----- Study material -----
diff --git a/vatl4pose-wacv2024_amd/csrc/common.h b/vatl4pose-wacv2024_amd/csrc/common.h
--- a/vatl4pose-wacv2024_amd/csrc/common.h
+++ b/vatl4pose-wacv2024_amd/csrc/common.h
@@ -16,7 +16,7 @@
 enum MeterRoute {
     kRouteIgemm = 0, kRouteIgemmBnBwd, kRouteIgemmDma, kRoutePersistent1x1, kRouteStreamK, kRouteRows, kRouteChain, kRouteStemPool, kRouteHalo,
     kRouteWino, kRouteWino2H, kRouteWinoBnBwd, kRouteWinoPersist, kRouteWinoC32, kRouteWgrad, kRouteWinoWgrad, kRouteWinoWgrad2H,
-    kRouteWinoWgradTable, kRouteWinoF4, kRouteWinoF4BnBwd, kRouteGemm1x1Ring, kRouteCount
+    kRouteWinoWgradTable, kRouteWinoF4, kRouteWinoF4BnBwd, kRouteGemm1x1Ring, kRouteConv3x3Ring, kRouteCount
 };
 void meter_route(int route);
 
diff --git a/vatl4pose-wacv2024_amd/csrc/conv_igemm.hip b/vatl4pose-wacv2024_amd/csrc/conv_igemm.hip
--- a/vatl4pose-wacv2024_amd/csrc/conv_igemm.hip
+++ b/vatl4pose-wacv2024_amd/csrc/conv_igemm.hip
@@ -1128,8 +1128,9 @@
     else asm volatile("s_waitcnt vmcnt(36)" ::: "memory");
 }
 
-template <bool DUAL, bool RES>
+template <bool DUAL, bool RES, bool TAPS = false>
 __device__ __forceinline__ void gemm1x1_ring_body(const ConvParams& p, float* smem) {
+    static_assert(!(DUAL && TAPS), "one second offset set");
     const int tid = threadIdx.x, lane = tid & 63;
     const int wave = __builtin_amdgcn_readfirstlane(tid >> 6);
     const int wm = wave >> 1, wn = wave & 1;
@@ -1146,12 +1147,24 @@
 
     const int lchk = (lane & 3) ^ ((lane >> 4) & 3);
     unsigned aoff[2], boff[2], aoff2[2];
+    int iy0[2], ix0[2];
+    unsigned pix[2];
 #pragma unroll
     for (int u = 0; u < 2; ++u) {
         const int row = (4 * u + wave) * 16 + (lane >> 2);
         const int m = min(m0 + row, p.M - 1);
         aoff[u] = (unsigned)m * (unsigned)(p.Cin * 4) + (unsigned)lchk * 16u;
         aoff2[u] = 0;
+        iy0[u] = 0; ix0[u] = 0; pix[u] = 0;
+        if (TAPS) {
+            const int b = fdiv(m, p.d_HoWo);
+            const int rem = m - b * p.Ho * p.Wo;
+            const int oy = fdiv(rem, p.d_Wo);
+            const int ox = rem - oy * p.Wo;
+            iy0[u] = oy * p.stride - p.pad_y;
+            ix0[u] = ox * p.stride - p.pad_x;
+            pix[u] = (unsigned)((b * p.H + iy0[u]) * p.W + ix0[u]) * (unsigned)(p.Cin * 4) + (unsigned)lchk * 16u;
+        }
         if (DUAL) {
             const int b = fdiv(m, p.d_HoWo);
             const int rem = m - b * p.Ho * p.Wo;
@@ -1161,15 +1174,24 @@
         }
         boff[u] = (unsigned)(n0 + row) * (unsigned)(p.K * 4) + (unsigned)lchk * 16u;
     }
+    auto set_tap = [&](unsigned (&dst)[2], int tr, int ts) {
+#pragma unroll
+        for (int u = 0; u < 2; ++u) {
+            const bool in = (unsigned)(iy0[u] + tr) < (unsigned)p.H && (unsigned)(ix0[u] + ts) < (unsigned)p.W;
+            dst[u] = in ? pix[u] + (unsigned)((tr * p.W + ts) * p.Cin) * 4u : p.x_bytes;
+        }
+    };
+    if (TAPS) set_tap(aoff, 0, 0);
     const int S = p.ktiles * 2;
     const int S1 = DUAL ? p.k1 * 2 : S;
+    int sb0 = 0, sb1 = DUAL ? S1 : 0;
     auto issue = [&](auto src, int buf, int s) {
         float* st = smem + buf * RING_STAGE;
 #pragma unroll
         for (int u = 0; u < 2; ++u) {
             lds_void* da = (lds_void*)(st + (4 * u + wave) * 256);
-            if constexpr (DUAL && decltype(src)::value == 1) __builtin_amdgcn_raw_ptr_buffer_load_lds(xr2, da, 16, aoff2[u], (unsigned)(s - S1) * 64u, 0, 0);
-            else                                             __builtin_amdgcn_raw_ptr_buffer_load_lds(xr, da, 16, aoff[u], (unsigned)s * 64u, 0, 0);
+            if constexpr ((DUAL || TAPS) && decltype(src)::value == 1) __builtin_amdgcn_raw_ptr_buffer_load_lds(xr2, da, 16, aoff2[u], (unsigned)(s - sb1) * 64u, 0, 0);
+            else                                                       __builtin_amdgcn_raw_ptr_buffer_load_lds(xr, da, 16, aoff[u], (unsigned)(s - sb0) * 64u, 0, 0);
         }
 #pragma unroll
         for (int u = 0; u < 2; ++u)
-----
**What the task requires**.
Within the data above, the lines from the one with "const int wave" to the one with "p.stride - p.pad_x;" must be repeated exactly; no other line belongs in the answer.

**Task result**.
     const int wave = __builtin_amdgcn_readfirstlane(tid >> 6);
     const int wm = wave >> 1, wn = wave & 1;
@@ -1146,12 +1147,24 @@
 
     const int lchk = (lane & 3) ^ ((lane >> 4) & 3);
     unsigned aoff[2], boff[2], aoff2[2];
+    int iy0[2], ix0[2];
+    unsigned pix[2];
 #pragma unroll
     for (int u = 0; u < 2; ++u) {
         const int row = (4 * u + wave) * 16 + (lane >> 2);
         const int m = min(m0 + row, p.M - 1);
         aoff[u] = (unsigned)m * (unsigned)(p.Cin * 4) + (unsigned)lchk * 16u;
         aoff2[u] = 0;
+        iy0[u] = 0; ix0[u] = 0; pix[u] = 0;
+        if (TAPS) {
+            const int b = fdiv(m, p.d_HoWo);
+            const int rem = m - b * p.Ho * p.Wo;
+            const int oy = fdiv(rem, p.d_Wo);
+            const int ox = rem - oy * p.Wo;
+            iy0[u] = oy * p.stride - p.pad_y;
+            ix0[u] = ox * p.stride - p.pad_x;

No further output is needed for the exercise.